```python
# ... 31 lines not shown
            check(lib().lr_llama_set_rope_scaling(self._h, C.byref(words)), "lr_llama_set_rope_scaling")
        if self.family == "gemma2":
            ext, self._gemma2_arrs = self.gemma2_ext()
            check(lib().lr_llama_set_gemma2(self._h, C.byref(ext)), "lr_llama_set_gemma2")
        if "0.bqkv" in T:
            self._bqkv_arr = (C.c_void_p * L)(*[T[f"{i}.bqkv"].data_ptr() for i in range(L)])
            check(lib().lr_llama_set_qkv_bias(self._h, self._bqkv_arr), "lr_llama_set_qkv_bias")
        if "0.q_norm" in T:
            self._qk_norm_arrs = ((C.c_void_p * L)(*[T[f"{i}.q_norm"].data_ptr() for i in range(L)]),
                                  (C.c_void_p * L)(*[T[f"{i}.k_norm"].data_ptr() for i in range(L)]))
            check(lib().lr_llama_set_qk_norm(self._h, *self._qk_norm_arrs), "lr_llama_set_qk_norm")
        if self.default_gemm_variant:
            self.set_variants(gemm=self.default_gemm_variant)
        if self.fold_norms:
            self.set_fold_norms(True)

    def gemma2_ext(self):
        c, T, L = self.config, self._tensors, self.config["num_hidden_layers"]
        ext = A.LrGemma2Ext(attn_softcap=float(c["attn_logit_softcapping"] or 0.0),
                            final_softcap=float(c["final_logit_softcapping"] or 0.0),
                            attn_scale=float(c["query_pre_attn_scalar"]) ** -0.5)
        arrs = None
        if "0.attn_out_norm" in T:
            arrs = ((C.c_void_p * L)(*[T[f"{i}.attn_out_norm"].data_ptr() for i in range(L)]),
                    (C.c_void_p * L)(*[T[f"{i}.mlp_out_norm"].data_ptr() for i in range(L)]))
            ext.attn_out_norm, ext.mlp_out_norm = arrs
        return ext, arrs

    def set_fold_norms(self, enable=True):
        T, L = self._tensors, self.config["num_hidden_layers"]
        if enable and self.family in ("gemma", "gemma2"):
            raise NotImplementedError("folded norms: Gemma's (1 + w) RMSNorm cannot be folded into bf16 weights at HF's rounding")
        if enable and self.family == "qwen2":
            raise NotImplementedError("folded norms: not with Qwen2's q/k/v biases (lr_llama_set_qkv_bias)")
        if enable and self.family == "qwen3":
            raise NotImplementedError("folded norms: not with Qwen3's q/k norms (lr_llama_set_qk_norm)")
        if not enable:
            check(lib().lr_llama_set_folded_norms(self._h, None, None), "lr_llama_set_folded_norms")
            for i in range(L):
                T.pop(f"{i}.wqkv_folded", None)
                T.pop(f"{i}.wgu_folded", None)
            self._folded_arr = None
            self.fold_norms = False
            return self
        qa, ga = (C.c_void_p * L)(), (C.c_void_p * L)()
        with torch.cuda.device(self.device):
            for i in range(L):
                for name, norm, arr in (("wqkv", "input_norm", qa), ("wgu", "post_norm", ga)):
                    w = T[f"{i}.{name}"]
                    out = torch.empty_like(w)
                    check(lib().lr_fold_norm_bf16(w.data_ptr(), T[f"{i}.{norm}"].data_ptr(), w.shape[0], w.shape[1],
                                                  out.data_ptr(), stream_ptr()), "lr_fold_norm_bf16")
                    T[f"{i}.{name}_folded"] = out
                    arr[i] = out.data_ptr()
            torch.cuda.synchronize()
            check(lib().lr_llama_set_folded_norms(self._h, qa, ga), "lr_llama_set_folded_norms")
        self._folded_arr = (qa, ga)
        self.fold_norms = True
        return self

    def set_variants(self, gemm=0, attention=0):
        check(lib().lr_llama_set_variants(self._h, gemm, attention), "lr_llama_set_variants")
        return self

    def set_last_layer_pruning(self, enable=True):
        check(lib().lr_llama_set_last_layer_pruning(self._h, int(bool(enable))), "lr_llama_set_last_layer_pruning")
        return self

    def eval(self):
        return self

    def __del__(self):
        try:
# ... 60 lines not shown
```

### llamarec_amd/rank_train.py

```python
from __future__ import annotations

import ctypes as C
import json
import math
import os
import re
import shutil

import numpy as np
import torch

from . import _abi as A
from ._lib import check, lib, stream_ptr
from .llm import LORA_MODULE_BLOCK, LlamaRanker, expand_target_modules, pack_prompts

IGNORE = -100
PEFT_KEY = "base_model.model.model.layers.{l}.{block}.{p}_proj.lora_{ab}.weight"
DEFAULT_TARGET_MODULES = ("q_proj", "v_proj")


def peft_key(layer, module, ab):
    return PEFT_KEY.format(l=layer, block=LORA_MODULE_BLOCK[module], p=module[:-len("_proj")], ab=ab)


# ... 295 lines not shown
                if mod == "q_proj":
                    add_(w[:nq], rk._interleave_rope_rows(delta(mod)))
                elif mod == "k_proj":
                    add_(w[nq:nq + nkv], rk._interleave_rope_rows(delta(mod)))
                elif mod == "v_proj":
                    add_(w[nq + nkv:], delta(mod))
                elif mod == "o_proj":
                    add_(rk._tensors[f"{l}.wo"], delta(mod))
                elif mod == "down_proj":
                    add_(rk._tensors[f"{l}.wdown"], delta(mod))
                else:
                    gu = rk._tensors[f"{l}.wgu"].view(f // 16, 2, 16, -1)
                    add_(gu[:, 0 if mod == "gate_proj" else 1], delta(mod).view(f // 16, 16, -1))
        if rk.fold_norms:
            rk.set_fold_norms(True)
        self.merged = True
        return rk

    def __del__(self):
        try:
            if self._h.value:
                lib().lr_llama_lora_destroy(self._h)
        except Exception:
            pass


class LLMTrainSamples:

    def __init__(self, args, u2seq, text_dict, tokenizer, prompter=None, rng=None):
        from . import prompt as P
# ... 299 lines not shown
```

Measured before the change: 159.9 users/s.

## Precompute layer-0 QKV per vocab token and gather with RoPE at prefill

Layer 0's QKV projection depends only on the token id, since it is the embedding followed by RMSNorm and the QKV GEMM. This change builds a vocab-by-QKV-width bf16 table once from the weights. At prefill it replaces layer 0's RMSNorm and QKV GEMM with a per-token row gather plus a RoPE rotation kernel. The aim is to remove one layer's QKV GEMM work, at the cost of a large resident table (hundreds of MB for Llama-2-7b) and a memory-bound gather. The table is rebuilt whenever the weights, folding or LoRA merge change.

```diff
diff --git a/include/llamarec_mi355x.h b/include/llamarec_mi355x.h
--- a/include/llamarec_mi355x.h
+++ b/include/llamarec_mi355x.h
@@ -158,6 +158,16 @@
 int lr_fold_norm_bf16(const uint16_t* w, const uint16_t* norm_w, int32_t rows, int32_t cols, uint16_t* out,
                       void* hip_stream);
 int lr_llama_set_folded_norms(lr_llama_t* h, const uint16_t* const* wqkv_folded, const uint16_t* const* wgu_folded);
+
+size_t lr_llama_qkv0_table_bytes(const lr_llama_t* h);
+size_t lr_llama_qkv0_scratch_bytes(const lr_llama_t* h);
+int lr_llama_build_qkv0_table(lr_llama_t* h, uint16_t* table, size_t table_bytes, void* scratch, size_t scratch_bytes,
+                              void* hip_stream);
+int lr_llama_set_qkv0_table(lr_llama_t* h, const uint16_t* table);
+int32_t lr_llama_qkv0_table_in_use(const lr_llama_t* h);
+int lr_qkv0_gather_rope_bf16(const uint16_t* table, int32_t vocab, const int32_t* ids, const int32_t* tok_pos,
+                             const float* rope_cs, int32_t rope_positions, uint16_t* out, int32_t rows, int32_t row_width,
+                             int32_t rot_cols, int32_t head_dim, void* hip_stream);
 
 int lr_llama_set_last_layer_pruning(lr_llama_t* h, int32_t enable);
 
diff --git a/llamarec_amd/_lib.py b/llamarec_amd/_lib.py
--- a/llamarec_amd/_lib.py
+++ b/llamarec_amd/_lib.py
@@ -84,6 +84,13 @@
                                       C.c_int32, C.c_void_p, C.c_void_p, C.c_float, C.c_void_p]),
     "lr_fold_norm_bf16": (C.c_int, [C.c_void_p, C.c_void_p, C.c_int32, C.c_int32, C.c_void_p, C.c_void_p]),
     "lr_llama_set_folded_norms": (C.c_int, [C.c_void_p, C.c_void_p, C.c_void_p]),
+    "lr_llama_qkv0_table_bytes": (C.c_size_t, [C.c_void_p]),
+    "lr_llama_qkv0_scratch_bytes": (C.c_size_t, [C.c_void_p]),
+    "lr_llama_build_qkv0_table": (C.c_int, [C.c_void_p, C.c_void_p, C.c_size_t, C.c_void_p, C.c_size_t, C.c_void_p]),
+    "lr_llama_set_qkv0_table": (C.c_int, [C.c_void_p, C.c_void_p]),
+    "lr_llama_qkv0_table_in_use": (C.c_int32, [C.c_void_p]),
+    "lr_qkv0_gather_rope_bf16": (C.c_int, [C.c_void_p, C.c_int32, C.c_void_p, C.c_void_p, C.c_void_p, C.c_int32, C.c_void_p,
+                                           C.c_int32, C.c_int32, C.c_int32, C.c_int32, C.c_void_p]),
     "lr_llama_workspace_bytes": (C.c_size_t, [C.c_void_p, C.c_int32, C.c_int32]),
     "lr_llama_prefill_verbalize": (C.c_int, [C.c_void_p, C.c_void_p, C.c_void_p, C.c_void_p, C.c_int32,
                                              C.c_void_p, C.c_int32, C.c_void_p, C.c_void_p, C.c_size_t,
diff --git a/llamarec_amd/csrc/api_llama.hip b/llamarec_amd/csrc/api_llama.hip
--- a/llamarec_amd/csrc/api_llama.hip
+++ b/llamarec_amd/csrc/api_llama.hip
@@ -225,6 +225,86 @@
   memcpy(h->wqkv_folded, wqkv_folded, sizeof(void*) * L);
   memcpy(h->wgu_folded, wgu_folded, sizeof(void*) * L);
   return LR_OK;
+}
+
+#define LR_QKV0_CHUNK 4096
+static size_t qkv0_row_width(const lr_llama* h) {
+  return (size_t)(h->cfg.num_heads + 2 * h->cfg.num_kv_heads) * h->cfg.head_dim;
+}
+static bool qkv0_applicable(const lr_llama* h) { return h && h->cfg.head_dim % 8 == 0 && !h->q_norm; }
+static bool qkv0_table_usable(const lr_llama* h) {
+  if (!h->qkv0_table || !qkv0_applicable(h) || h->wqkv_folded || h->gemm_variant == 5) return false;
+  if (h->cfg.num_layers == 1 && h->prune_last) return false;
+  return h->qkv0_built.table == h->qkv0_table && h->qkv0_built.embed == h->embed &&
+         h->qkv0_built.input_norm == h->layers[0].input_norm && h->qkv0_built.wqkv == h->layers[0].wqkv &&
+         h->qkv0_built.bias == (h->bqkv ? h->bqkv[0] : nullptr);
+}
+
+extern "C" size_t lr_llama_qkv0_table_bytes(const lr_llama_t* h) {
+  return qkv0_applicable(h) ? (size_t)h->cfg.vocab_size * qkv0_row_width(h) * sizeof(u16) : 0;
+}
+
+static size_t qkv0_scratch(const lr_llama* h, int32_t** ids, u16** x, u16** xn, char* base) {
+  const size_t chunk = (size_t)(h->cfg.vocab_size < LR_QKV0_CHUNK ? h->cfg.vocab_size : LR_QKV0_CHUNK);
+  const size_t row = lr_align_up(chunk * h->cfg.hidden_size * sizeof(u16), 256);
+  const size_t idb = lr_align_up((size_t)h->cfg.vocab_size * sizeof(int32_t), 256);
+  if (ids) *ids = (int32_t*)base, *x = (u16*)(base + idb), *xn = (u16*)(base + idb + row);
+  return idb + 2 * row;
+}
+
+extern "C" size_t lr_llama_qkv0_scratch_bytes(const lr_llama_t* h) {
+  return qkv0_applicable(h) ? qkv0_scratch(h, nullptr, nullptr, nullptr, nullptr) : 0;
+}
+
+extern "C" int lr_llama_build_qkv0_table(lr_llama_t* h, uint16_t* table, size_t table_bytes, void* scratch,
+                                         size_t scratch_bytes, void* hip_stream) {
+  if (!h || !table || !scratch) LR_FAIL(LR_EINVAL, "lr_llama_build_qkv0_table: null argument");
+  if (!qkv0_applicable(h))
+    LR_FAIL(LR_EUNSUPPORTED, "lr_llama_build_qkv0_table: head_dim %d (a multiple of 8)%s", h->cfg.head_dim,
+            h->q_norm ? ", and the handle has q/k norms (lr_llama_set_qk_norm)" : "");
+  if ((reinterpret_cast<uintptr_t>(table) | reinterpret_cast<uintptr_t>(scratch)) & 255)
+    LR_FAIL(LR_EINVAL, "lr_llama_build_qkv0_table: table and scratch must be 256-byte aligned");
+  const size_t need = lr_llama_qkv0_table_bytes(h), need_scratch = lr_llama_qkv0_scratch_bytes(h);
+  if (table_bytes < need) LR_FAIL(LR_EWORKSPACE, "lr_llama_build_qkv0_table: the table needs %zu bytes, have %zu", need, table_bytes);
+  if (scratch_bytes < need_scratch)
+    LR_FAIL(LR_EWORKSPACE, "lr_llama_build_qkv0_table: the scratch needs %zu bytes, have %zu", need_scratch, scratch_bytes);
+  hipStream_t st = (hipStream_t)hip_stream;
+  const LrLlamaConfig& c = h->cfg;
+  const LrLlamaLayerWeights& w = h->layers[0];
+  const u16* const bias = h->bqkv ? h->bqkv[0] : nullptr;
+  const int d = c.hidden_size, qkv_w = (int)qkv0_row_width(h);
+  const int variant = h->gemm_variant == 5 ? 0 : h->gemm_variant;
+  int32_t* ids;
+  u16 *x, *xn;
+  qkv0_scratch(h, &ids, &x, &xn, (char*)scratch);
+  h->qkv0_built.table = nullptr;
+  LR_RUN(lr_launch_iota(ids, c.vocab_size, 0, st));
+  for (int c0 = 0; c0 < c.vocab_size; c0 += LR_QKV0_CHUNK) {
+    const int rows = c.vocab_size - c0 < LR_QKV0_CHUNK ? c.vocab_size - c0 : LR_QKV0_CHUNK;
+    LR_RUN(lr_launch_embed(ids + c0, nullptr, h->embed, c.vocab_size, d, x, rows, st, h->arch.embed_scale));
+    LR_RUN(lr_launch_rmsnorm(x, w.input_norm, xn, rows, d, c.rms_eps, nullptr, st, h->arch.norm_style));
+    LR_RUN(lr_launch_gemm({.A = xn, .B = w.wqkv, .C = table + (size_t)c0 * qkv_w, .M = rows, .N = qkv_w, .K = d,
+                           .epi = LR_EPI_STORE, .variant = variant, .bias = bias}, st));
+  }
+  h->qkv0_built = {table, h->embed, w.input_norm, w.wqkv, bias};
+  return LR_OK;
+}
+
+extern "C" int lr_llama_set_qkv0_table(lr_llama_t* h, const uint16_t* table) {
+  if (!h) LR_FAIL(LR_EINVAL, "lr_llama_set_qkv0_table: null handle");
+  if (table && table != h->qkv0_built.table)
+    LR_FAIL(LR_EINVAL, "lr_llama_set_qkv0_table: not the table this handle's last lr_llama_build_qkv0_table filled");
+  h->qkv0_table = table;
+  return LR_OK;
+}
+
+extern "C" int32_t lr_llama_qkv0_table_in_use(const lr_llama_t* h) { return h && qkv0_table_usable(h) ? 1 : 0; }
+
+extern "C" int lr_qkv0_gather_rope_bf16(const uint16_t* table, int32_t vocab, const int32_t* ids, const int32_t* tok_pos,
+                                        const float* rope_cs, int32_t rope_positions, uint16_t* out, int32_t rows,
+                                        int32_t row_width, int32_t rot_cols, int32_t head_dim, void* hip_stream) {
+  return lr_launch_qkv0_gather_rope(table, vocab, ids, nullptr, tok_pos, rope_cs, rope_positions, out, rows, row_width,
+                                    rot_cols, head_dim, (hipStream_t)hip_stream);
 }
 
 struct LlamaWs {
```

Task instructions:
Among the records above, which lines hold the word "char"? Copy each one.

Response area:
+static size_t qkv0_scratch(const lr_llama* h, int32_t** ids, u16** x, u16** xn, char* base) {
+  qkv0_scratch(h, &ids, &x, &xn, (char*)scratch);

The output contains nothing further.